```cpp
static int launch_assembly(fep_ctx* c, hipStream_t st, const double* ds, const double* s, double* k_data, double* f_out,
                           unsigned long long* counts_d, bool* counted, bool* f_due) {
    *counted = *f_due = false;
    if (c->route == Route::P1Node) return launch_p1_node(c, st, ds, s, k_data, f_out, counts_d, counted);
#ifdef FEP_ABLATION
    if (c->route == Route::GenNode) return launch_gn_node(c, st, ds, s, k_data, f_out, counts_d, counted);
#endif
    if (c->route == Route::Patch) return launch_fixup(c, st, k_data, f_out, counts_d, counted);
    return launch_reduce(c, st, k_data, f_out, counts_d, counted, f_due);
}

extern "C" int fep_step_dev(fep_ctx* c, void* stream, const double* u_d, const double* e0_h,
                            double* ep_prev_d, int accept, double* e_out_d, double* s_d, double* ds_d,
                            uint8_t* ind_p_d, double* k_data_d, double* f_out_d, int64_t* counts_d) {
    if (!c || !u_d) return FEP_EINVAL;
    if (!fep_aligned16(u_d) || !fep_aligned16(f_out_d) || !fep_aligned16(k_data_d)) return FEP_EINVAL;
    if (!c->have_materials) return FEP_ESTATE;
    FEP_TRY(fep_set_device(c->device));
    hipStream_t st = (hipStream_t)stream;
// ... 384 lines not shown
```

### fem-elastoplasticity_amd/csrc/fep_host.h

```cpp
#pragma once
#include <algorithm>
#include <atomic>
#include <cstdint>
#include <cstdlib>
#include <cstring>
#include <exception>
#include <new>
#include <system_error>
#include <thread>
#include <utility>
#include <vector>

#include "../../include/fep.h"

namespace fep_host {

struct U2 { uint32_t x, y; };

inline int worker_count() {
    if (const char* e = std::getenv("FEP_HOST_THREADS")) { const int v = std::atoi(e); if (v >= 1) return std::min(v, 64); }
    return (int)std::max(1u, std::min(16u, std::thread::hardware_concurrency()));
}

template <class F> void parallel_chunks(int64_t n, F&& f) {
    const int nw = (int)std::max<int64_t>(1, std::min<int64_t>(worker_count(), n));
    std::vector<std::thread> th;
    th.reserve(nw);
    std::vector<int> inline_chunks;
    std::vector<std::exception_ptr> err((size_t)nw);
    auto guarded = [&f, &err](int64_t lo, int64_t hi, int w) {
        try { f(lo, hi, w); } catch (...) { err[(size_t)w] = std::current_exception(); }
    };
    for (int w = 1; w < nw; ++w) {
        const int64_t lo = n * w / nw, hi = n * (w + 1) / nw;
        try { th.emplace_back([&guarded, lo, hi, w]() { guarded(lo, hi, w); }); }
        catch (const std::system_error&) { inline_chunks.push_back(w); }
    }
    guarded(0, n / nw, 0);
    for (int w : inline_chunks) guarded(n * w / nw, n * (w + 1) / nw, w);
    for (auto& t : th) t.join();
    for (const std::exception_ptr& e : err)
        if (e) std::rethrow_exception(e);
// ... 67 lines not shown
                    const int64_t blk = S.nptr[n] + slot;
                    S.ncol[blk] = buf[i].first;
                    S.meta[blk] = ((uint32_t)deg[n] << 16) | (buf[i].first == (int32_t)n ? 0x8000u : 0u) | (uint32_t)slot;
                    S.segptr[blk] = (int32_t)pos;
                }
                S.perm[pos++] = buf[i].second;
            }
        }
    });
    S.segptr[n_blk] = (int32_t)n_contrib;
    return FEP_OK;
}
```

☆ ☆ ☆ ☆ ☆

▶ [What to do]
One number is the expected answer: the count of lines above that hold the word "vector".

▶ [Solution to the problem]
4